Of course, if someone can come up with a better solution, let me know...


What I'd like to know...

Matts on 2002-02-25T20:11:43

Is how do Pipeline/Tanker's differ from SAX pipelines/machines. I mean apart fromt the fact that James doesn't grok SAX pipelines :-)

Re:What I'd like to know...

2shortplanks on 2002-02-25T21:17:58

I'm only really interacting at the annoying question level atm (I am the thorn in other people's side's.)..I'm not that near the code, so you might want to ask muttley or james, but...

Tanker (from what I understand) is a wrapper framework that wraps around pipelines to add concurency to them and other framework support issues. It's pretty much pipeline agnostic, so you (in theory, it's all 'in theory' code) wrap it round any pipeline - even existing SAX ones.

Pipeline.pm is just a simple pipeline concept that allows you to connect segments together. The dispatch method is designed to be overloaded in order to implement different dispatch techniques (plain perl, POE, maybe even via SAX)

The current idea is to steal coding concepts from this that and the other. The XML stuff is interesting. You're probably right we don't fully grok SAX pipleines properly. Got any good references?

Re:What I'd like to know...

Matts on 2002-02-25T21:53:32

Kip Hampton's articles on XML.com are the best place to start. Just try and read them with an open mind, thinking all the time: "This stuff has applications outside of XML". Honest guv.

Unfortunately it's hard to think about SAX pipelines while taking them out of the context of XML, but really they are highly generic, and a very interesting solution space for a wide class of problems.

It's certainly fun to see people starting to really rave about Pipelining solutions, when this really was one of the major basis for AxKit all those years ago :-)

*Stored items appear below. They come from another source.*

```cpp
DEV uint32_t zero_byte_mask(uint32_t w) { return ~(((w & 0x7f7f7f7fu) + 0x7f7f7f7fu) | w | 0x7f7f7f7fu); }
DEV void nul_words(const uint8_t* seq, int64_t n_bytes, int64_t b0, uint32_t m[4])
{
    const uint4 q = *(const uint4*)(seq + b0);
    const uint32_t w[4] = { q.x, q.y, q.z, q.w };
    for (int k = 0; k < 4; ++k) {
        const int64_t left = n_bytes - (b0 + 4 * k);
        uint32_t z = zero_byte_mask(w[k]);
        if (left < 4) z = left <= 0 ? 0u : z & (0xffffffffu >> (8 * (4 - (int)left)));
        m[k] = z;
    }
}
__global__ void __launch_bounds__(256) k_nul_count(const uint8_t* seq, int64_t n_bytes, int32_t* cnt)
{
    __shared__ int64_t w4[4];
    const int64_t b0 = (int64_t)blockIdx.x * 4096 + threadIdx.x * 16;
    uint32_t m[4] = { 0, 0, 0, 0 };
    if (b0 < n_bytes) nul_words(seq, n_bytes, b0, m);
    int64_t tot;
    (void)block_excl_scan_256((int64_t)(__popc(m[0]) + __popc(m[1]) + __popc(m[2]) + __popc(m[3])), w4, tot);
    if (threadIdx.x == 0) cnt[blockIdx.x] = (int32_t)tot;
}
__global__ void __launch_bounds__(256) k_nul_write(const uint8_t* seq, int64_t n_bytes, const int64_t* blk_off, int nb, int64_t* off, int64_t n_reads_max, int64_t* n_found)
{
    __shared__ int64_t w4[4];
    const int64_t b0 = (int64_t)blockIdx.x * 4096 + threadIdx.x * 16;
    uint32_t m[4] = { 0, 0, 0, 0 };
    if (b0 < n_bytes) nul_words(seq, n_bytes, b0, m);
    int64_t tot;
    int64_t k = blk_off[blockIdx.x] + block_excl_scan_256((int64_t)(__popc(m[0]) + __popc(m[1]) + __popc(m[2]) + __popc(m[3])), w4, tot);
    for (int w = 0; w < 4; ++w)
        for (int j = 0; j < 4; ++j)
            if (m[w] >> (8 * j + 7) & 1) { if (k < n_reads_max) off[k + 1] = b0 + 4 * w + j + 1; ++k; }
    if (blockIdx.x == 0 && threadIdx.x == 0) *n_found = blk_off[nb];
}

__global__ void k_sa(DevIndex ix, MemOpt opt, TileView tv, int64_t n_occ)
{
    int64_t g = (int64_t)blockIdx.x * blockDim.x + threadIdx.x;
    uint32_t n_lf = 0, n_sa = 0;
    if (g < n_occ) {
        int lo = 0, hi = tv.n_reads;
        while (hi - lo > 1) { int mid = (lo + hi) >> 1; if (tv.seed_off[mid] <= g) lo = mid; else hi = mid; }
        int r = lo;
        int local = (int)(g - tv.seed_off[r]);
        const int32_t* iso = tv.intv_seed_off + (size_t)r * tv.intv_cap;
        int n = tv.n_intv[r];
        lo = 0; hi = n;
        while (hi - lo > 1) { int mid = (lo + hi) >> 1; if (iso[mid] <= local) lo = mid; else hi = mid; }
        Intv p = tv.intv[(size_t)r * tv.intv_cap + lo];
        int64_t step = p.size > (uint64_t)(int64_t)opt.max_occ ? (int64_t)(p.size / (uint64_t)opt.max_occ) : 1;
        int64_t k = (int64_t)(local - iso[lo]) * step;
        Seed s;
        s.rbeg = (int64_t)sa_lookup(ix, p.x0 + (uint64_t)k, n_lf); ++n_sa;
        s.qbeg = (int32_t)(p.info >> 32);
        s.len = s.score = (int32_t)((uint32_t)p.info - (uint32_t)(p.info >> 32));
        s.next = -1;
        tv.seeds[g] = s;
        tv.seed_rid[g] = bns_intv2rid(ix, s.rbeg, s.rbeg + s.len);
    }
    unsigned long long a = n_lf, b = n_sa;
    for (int o = 32; o > 0; o >>= 1) { a += __shfl_down(a, o); b += __shfl_down(b, o); }
    if ((threadIdx.x & 63) == 0) { count_add(&tv.cnt->n_lf, a); count_add(&tv.cnt->n_sa, b); }
}

__global__ void k_sa_densify(DevIndex ix, const uint64_t* sa_src, uint64_t n_src, int src_intv, uint32_t* lo, uint8_t* hi, int32_t* err)
{
    const uint64_t t = (uint64_t)blockIdx.x * blockDim.x + threadIdx.x;
    if (t >= n_src) return;
    uint64_t k = t * (uint64_t)src_intv, v = sa_src[t];
    lo[k >> ix.sa_shift] = (uint32_t)v; hi[k >> ix.sa_shift] = (uint8_t)(v >> 32);
    if (ix.sa_intv == src_intv) return;
    if (t == 0) v = ix.seq_len;
    const uint64_t smask = (uint64_t)src_intv - 1, dmask = (uint64_t)ix.sa_intv - 1;
    for (uint64_t step = 0; ; ++step) {
        if (step > ix.seq_len) { atomicOr(err, ERR_SCRATCH); return; }
        k = lf_step(ix, k);
        if (!(k & smask)) return;
        --v;
        if (!(k & dmask)) { lo[k >> ix.sa_shift] = (uint32_t)v; hi[k >> ix.sa_shift] = (uint8_t)(v >> 32); }
    }
}

void launch_sa_densify(hipStream_t st, const DevIndex& ix, const uint64_t* sa_src, uint64_t n_src, int src_intv, uint32_t* lo, uint8_t* hi, int32_t* err)
{
    hipLaunchKernelGGL(k_sa_densify, dim3((unsigned)((n_src + 255) / 256)), dim3(256), 0, st, ix, sa_src, n_src, src_intv, lo, hi, err);
}

__global__ void k_build_occ64(const uint32_t* bwt, uint64_t n_blocks, uint4* occ)
{
    uint64_t b = (uint64_t)blockIdx.x * blockDim.x + threadIdx.x;
    if (b >= n_blocks) return;
    const uint32_t* blk = bwt + (b >> 1 << 4);
    const uint64_t* cnt = (const uint64_t*)blk;
    const uint32_t* sym = blk + 8 + ((b & 1) << 2);
    uint32_t c1 = 0, c2 = 0, c3 = 0;
    if (b & 1) for (int i = 0; i < 4; ++i) cnt_word(blk[8 + i], 16, c1, c2, c3);
    const uint64_t C = cnt[1] + c1, G = cnt[2] + c2, T = cnt[3] + c3;
    uint4 c, s;
    c.x = (uint32_t)C; c.y = (uint32_t)G; c.z = (uint32_t)T;
    c.w = (uint32_t)(C >> 32 & 0xff) | (uint32_t)(G >> 32 & 0xff) << 8 | (uint32_t)(T >> 32 & 0xff) << 16;
    s.x = sym[0]; s.y = sym[1]; s.z = sym[2]; s.w = sym[3];
    occ[2 * b] = c; occ[2 * b + 1] = s;
}

void launch_build_occ64(hipStream_t st, const uint32_t* bwt, uint64_t n_blocks, uint4* occ)
{
    hipLaunchKernelGGL(k_build_occ64, dim3((unsigned)((n_blocks + 255) / 256)), dim3(256), 0, st, bwt, n_blocks, occ);
}

__global__ void k_unpack_pac(const uint8_t* pac, int64_t start, int64_t n, uint8_t* dst)
{
    int64_t i = (int64_t)blockIdx.x * blockDim.x + threadIdx.x;
    const int64_t stride = (int64_t)gridDim.x * blockDim.x;
    for (; i < n; i += stride) dst[i] = (uint8_t)pac_base(pac, start + i);
}
void launch_unpack_pac(hipStream_t st, const DevIndex& ix, int64_t start, int64_t n, uint8_t* dst)
{
    if (n <= 0) return;
    int64_t nb = (n + 255) / 256;
    if (nb > 65536) nb = 65536;
    hipLaunchKernelGGL(k_unpack_pac, dim3((unsigned)nb), dim3(256), 0, st, ix.pac, start, n, dst);
}

void launch_encode(hipStream_t st, uint8_t* seq, int64_t n_bytes)
{
    if (n_bytes <= 0) return;
    int64_t nb = (n_bytes + 255) / 256;
    if (nb > 8192) nb = 8192;
    hipLaunchKernelGGL(k_encode, dim3((unsigned)nb), dim3(256), 0, st, seq, n_bytes);
}
void launch_seed(hipStream_t st, const DevIndex& ix, const MemOpt& opt, const TileView& tv)
{
    if (tv.n_reads <= 0) return;
    const int n_cu = ix.n_cu > 0 ? ix.n_cu : 256;
    int K = 16, wpc = 0, refill_min = 4;
    { const char* e = getenv("BWAMEM_HIP_SEED_REFILL"); if (e && atoi(e) > 0) refill_min = atoi(e); }
    { const char* e = getenv("BWAMEM_HIP_SEED_K"); if (e && atoi(e) > 0) K = atoi(e); }
    { const char* e = getenv("BWAMEM_HIP_SEED_WPC"); if (e && atoi(e) > 0) wpc = atoi(e); }
    while (K & (K - 1)) K &= K - 1;
    const size_t qbytes = (size_t)64 * 4 * (((size_t)tv.max_len + 7) / 8);
    const bool ldsq = qbytes <= 24576;
    int narrow = ix.seq_len < (1ull << 35) && tv.max_len < 1023;
    { const char* e = getenv("BWAMEM_HIP_SEED_NARROW"); if (e) narrow = narrow && atoi(e) != 0; }
    const size_t lds = (size_t)(narrow ? 5 * K * 32 : 3 * K * 64) * 4 + (size_t)SEED_EL_CAP * 64 * 4 + (ldsq ? qbytes : 0) + 16;
    if (!wpc) { wpc = (int)((size_t)(160 * 1024) / ((lds + 1023) & ~(size_t)1023)); wpc = wpc < 1 ? 1 : wpc > 16 ? 16 : wpc; }
    const int groups = (tv.n_reads + 63) / 64;
    int grid = groups < n_cu * wpc ? groups : n_cu * wpc;
    if (tv.smem_groups > 0 && grid > tv.smem_groups) grid = tv.smem_groups;
    TileView tvs = tv;
    { const char* e = getenv("BWAMEM_HIP_SEED_PROBE"); if (e && e[0] == '0' && !e[1]) tvs.seed_no_probe = 1; }
    if (ldsq) hipLaunchKernelGGL(k_seed<true>, dim3(grid), dim3(64), lds, st, ix, opt, tvs, K, refill_min, narrow);
    else hipLaunchKernelGGL(k_seed<false>, dim3(grid), dim3(64), lds, st, ix, opt, tvs, K, refill_min, narrow);
    hipLaunchKernelGGL(k_seed_fin, dim3((tv.n_reads + 255) / 256), dim3(256), 0, st, opt, tv);
}
size_t scan_tmp_bytes(int64_t n) { return (size_t)((n + 4095) / 4096 + 2) * 8; }
static int scan_knob(const char* name, int dflt) { const char* e = getenv(name); return e && atoi(e) > 0 ? atoi(e) : dflt; }
void launch_scan(hipStream_t st, const int32_t* in, int64_t* out, int n, int64_t* tmp)
{
    const int single_max = scan_knob("BWAMEM_HIP_SCAN_SINGLE_MAX", 8192), fused_max = scan_knob("BWAMEM_HIP_SCAN_FUSED_MAX", 2048);
    if (n <= single_max || !tmp) { hipLaunchKernelGGL(k_scan, dim3(1), dim3(1024), 0, st, in, out, n); return; }
    const int nb = (n + 4095) / 4096;
    hipLaunchKernelGGL(k_scan_part, dim3(nb), dim3(256), 0, st, in, n, tmp);
    if (nb <= fused_max) { hipLaunchKernelGGL(k_scan_apply<true>, dim3(nb), dim3(256), 0, st, in, n, (const int64_t*)tmp, out); return; }
    hipLaunchKernelGGL(k_scan_top, dim3(1), dim3(64), 0, st, tmp, nb, out + n);
    hipLaunchKernelGGL(k_scan_apply<false>, dim3(nb), dim3(256), 0, st, in, n, (const int64_t*)tmp, out);
}
size_t nul_tmp_bytes(int64_t n_bytes) { const size_t nb = (size_t)((n_bytes + 15) / 4096 + 2); return nb * 4 + 128 + (nb + 1) * 8 + scan_tmp_bytes((int64_t)nb); }
void launch_nul_offsets(hipStream_t st, const uint8_t* seq, int64_t n_bytes, int64_t* off, int64_t n_reads_max, int64_t* n_found, void* tmp)
{
    const int nb = (int)((n_bytes + 4095) / 4096);
    int32_t* cnt = (int32_t*)tmp;
    int64_t* blk_off = (int64_t*)((char*)tmp + (((size_t)(nb + 2) * 4 + 63) & ~(size_t)63));
    int64_t* scan_tmp = blk_off + nb + 1;
    (void)hipMemsetAsync(off, 0, 8, st);
    if (nb <= 0) { (void)hipMemsetAsync(n_found, 0, 8, st); return; }
    hipLaunchKernelGGL(k_nul_count, dim3(nb), dim3(256), 0, st, seq, n_bytes, cnt);
    launch_scan(st, cnt, blk_off, nb, scan_tmp);
    hipLaunchKernelGGL(k_nul_write, dim3(nb), dim3(256), 0, st, seq, n_bytes, (const int64_t*)blk_off, nb, off, n_reads_max, n_found);
}
void launch_sa(hipStream_t st, const DevIndex& ix, const MemOpt& opt, const TileView& tv, int64_t n_occ)
{
    if (n_occ <= 0) return;
    hipLaunchKernelGGL(k_sa, dim3((unsigned)((n_occ + 255) / 256)), dim3(256), 0, st, ix, opt, tv, n_occ);
}
```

Re:What I'd like to know...

2shortplanks on 2002-02-26T01:25:05

Of course it was the basis for axkit all those years ago. I still remember the talk you gave at London.pm. Don't think people won't try and steal ideas from you too...

I'm sure you'll agree that it's probably not a good idea to shoehorn Axkit into being an IRC bot for example though ;-)

Re:What I'd like to know...

Matts on 2002-02-26T08:11:48

No, AxKit wouldn't make a good IRC bot, but AxKitNG would (the thing I've been calling AxKitB2B elsewhere).